┌─ RECORDED INFORMATION

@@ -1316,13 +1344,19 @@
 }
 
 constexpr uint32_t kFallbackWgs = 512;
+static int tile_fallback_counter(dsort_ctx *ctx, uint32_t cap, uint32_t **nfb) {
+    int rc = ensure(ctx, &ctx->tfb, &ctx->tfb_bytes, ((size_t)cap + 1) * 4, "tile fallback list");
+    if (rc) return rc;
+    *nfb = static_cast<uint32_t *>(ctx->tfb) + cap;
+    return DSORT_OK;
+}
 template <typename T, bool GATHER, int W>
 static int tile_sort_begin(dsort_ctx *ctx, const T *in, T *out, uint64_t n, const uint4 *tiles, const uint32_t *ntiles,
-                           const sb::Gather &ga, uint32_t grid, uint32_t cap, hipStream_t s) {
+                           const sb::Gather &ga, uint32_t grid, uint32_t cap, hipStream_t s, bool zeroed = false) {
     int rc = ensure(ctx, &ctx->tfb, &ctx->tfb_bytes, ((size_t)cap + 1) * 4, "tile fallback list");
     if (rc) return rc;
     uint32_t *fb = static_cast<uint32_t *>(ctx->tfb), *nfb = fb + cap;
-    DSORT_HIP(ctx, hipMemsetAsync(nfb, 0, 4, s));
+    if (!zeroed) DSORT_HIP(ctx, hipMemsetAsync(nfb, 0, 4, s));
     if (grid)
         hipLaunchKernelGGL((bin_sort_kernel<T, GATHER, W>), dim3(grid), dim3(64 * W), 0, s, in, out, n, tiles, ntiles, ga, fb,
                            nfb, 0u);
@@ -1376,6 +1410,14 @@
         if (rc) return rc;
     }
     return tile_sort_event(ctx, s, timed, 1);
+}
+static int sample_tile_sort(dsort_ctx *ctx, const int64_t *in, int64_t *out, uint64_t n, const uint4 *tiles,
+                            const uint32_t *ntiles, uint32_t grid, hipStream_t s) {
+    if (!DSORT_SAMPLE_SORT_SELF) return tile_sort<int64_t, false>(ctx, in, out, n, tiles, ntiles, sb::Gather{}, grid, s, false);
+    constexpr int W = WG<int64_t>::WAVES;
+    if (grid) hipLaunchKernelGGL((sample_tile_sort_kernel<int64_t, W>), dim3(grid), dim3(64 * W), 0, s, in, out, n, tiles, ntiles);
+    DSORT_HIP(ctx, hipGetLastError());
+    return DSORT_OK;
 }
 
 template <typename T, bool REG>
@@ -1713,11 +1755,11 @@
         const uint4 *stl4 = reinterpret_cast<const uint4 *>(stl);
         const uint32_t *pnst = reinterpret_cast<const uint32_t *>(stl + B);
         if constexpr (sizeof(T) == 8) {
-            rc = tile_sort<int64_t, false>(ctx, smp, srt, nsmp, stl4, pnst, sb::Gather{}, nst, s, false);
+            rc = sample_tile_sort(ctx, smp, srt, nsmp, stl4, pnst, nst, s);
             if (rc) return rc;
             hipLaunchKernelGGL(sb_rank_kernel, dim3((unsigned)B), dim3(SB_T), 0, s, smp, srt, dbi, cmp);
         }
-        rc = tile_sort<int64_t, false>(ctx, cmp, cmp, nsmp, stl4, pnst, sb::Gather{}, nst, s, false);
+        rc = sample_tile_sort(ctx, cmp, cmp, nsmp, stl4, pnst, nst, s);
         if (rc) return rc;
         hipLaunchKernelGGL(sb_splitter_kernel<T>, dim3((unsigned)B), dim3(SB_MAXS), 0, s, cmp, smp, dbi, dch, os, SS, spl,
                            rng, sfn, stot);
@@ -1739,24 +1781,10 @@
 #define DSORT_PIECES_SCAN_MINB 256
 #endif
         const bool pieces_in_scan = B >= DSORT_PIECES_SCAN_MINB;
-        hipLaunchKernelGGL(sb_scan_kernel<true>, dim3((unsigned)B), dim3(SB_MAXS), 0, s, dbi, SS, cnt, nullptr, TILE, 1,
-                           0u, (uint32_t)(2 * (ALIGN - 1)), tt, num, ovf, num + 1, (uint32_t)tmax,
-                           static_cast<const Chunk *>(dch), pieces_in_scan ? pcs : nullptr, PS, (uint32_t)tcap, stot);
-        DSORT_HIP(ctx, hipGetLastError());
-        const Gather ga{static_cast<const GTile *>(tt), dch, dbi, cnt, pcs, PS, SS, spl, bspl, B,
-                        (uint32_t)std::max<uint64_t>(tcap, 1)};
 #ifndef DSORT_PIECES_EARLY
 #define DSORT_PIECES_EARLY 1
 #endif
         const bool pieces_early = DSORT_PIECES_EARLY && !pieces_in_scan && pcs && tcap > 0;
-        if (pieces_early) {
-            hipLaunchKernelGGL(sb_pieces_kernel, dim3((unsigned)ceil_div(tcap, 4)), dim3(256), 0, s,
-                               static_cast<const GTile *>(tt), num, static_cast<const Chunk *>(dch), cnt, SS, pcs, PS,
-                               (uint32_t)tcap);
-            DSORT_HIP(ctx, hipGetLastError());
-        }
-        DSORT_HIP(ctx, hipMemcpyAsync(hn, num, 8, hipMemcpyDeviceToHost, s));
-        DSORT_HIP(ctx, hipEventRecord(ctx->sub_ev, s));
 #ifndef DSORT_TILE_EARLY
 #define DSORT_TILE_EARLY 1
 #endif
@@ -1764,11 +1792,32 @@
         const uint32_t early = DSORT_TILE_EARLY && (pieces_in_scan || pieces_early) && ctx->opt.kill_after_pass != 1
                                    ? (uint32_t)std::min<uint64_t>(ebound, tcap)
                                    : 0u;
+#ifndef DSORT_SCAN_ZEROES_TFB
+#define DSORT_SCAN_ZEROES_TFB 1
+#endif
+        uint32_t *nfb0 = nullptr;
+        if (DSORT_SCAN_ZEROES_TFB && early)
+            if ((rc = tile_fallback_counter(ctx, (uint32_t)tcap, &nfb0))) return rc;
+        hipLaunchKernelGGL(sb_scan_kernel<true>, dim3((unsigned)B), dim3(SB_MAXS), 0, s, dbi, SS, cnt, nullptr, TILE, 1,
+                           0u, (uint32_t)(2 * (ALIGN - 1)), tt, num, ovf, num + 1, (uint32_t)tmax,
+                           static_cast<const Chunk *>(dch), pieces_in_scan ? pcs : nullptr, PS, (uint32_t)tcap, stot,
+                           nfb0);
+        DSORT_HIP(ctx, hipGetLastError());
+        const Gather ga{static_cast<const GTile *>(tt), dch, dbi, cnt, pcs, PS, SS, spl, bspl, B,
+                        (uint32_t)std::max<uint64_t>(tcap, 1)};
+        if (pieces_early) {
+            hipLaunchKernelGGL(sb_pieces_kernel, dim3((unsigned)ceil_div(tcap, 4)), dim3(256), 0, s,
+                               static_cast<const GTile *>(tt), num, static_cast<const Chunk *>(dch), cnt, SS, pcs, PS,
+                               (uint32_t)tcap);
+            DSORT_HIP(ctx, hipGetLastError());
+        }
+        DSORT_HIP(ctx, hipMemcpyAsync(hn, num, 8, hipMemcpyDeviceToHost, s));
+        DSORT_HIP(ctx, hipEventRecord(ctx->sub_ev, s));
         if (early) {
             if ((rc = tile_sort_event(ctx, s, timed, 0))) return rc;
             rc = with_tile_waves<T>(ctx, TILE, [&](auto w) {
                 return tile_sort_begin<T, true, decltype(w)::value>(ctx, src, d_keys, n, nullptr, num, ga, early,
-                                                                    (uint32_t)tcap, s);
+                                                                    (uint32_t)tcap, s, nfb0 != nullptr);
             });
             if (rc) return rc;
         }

└─

**WORK INSTRUCTIONS**. Would you copy all lines in the records where the string "stot" appears?

**ANSWER BOX**.
                            rng, sfn, stot);
-                           static_cast<const Chunk *>(dch), pieces_in_scan ? pcs : nullptr, PS, (uint32_t)tcap, stot);
+                           static_cast<const Chunk *>(dch), pieces_in_scan ? pcs : nullptr, PS, (uint32_t)tcap, stot,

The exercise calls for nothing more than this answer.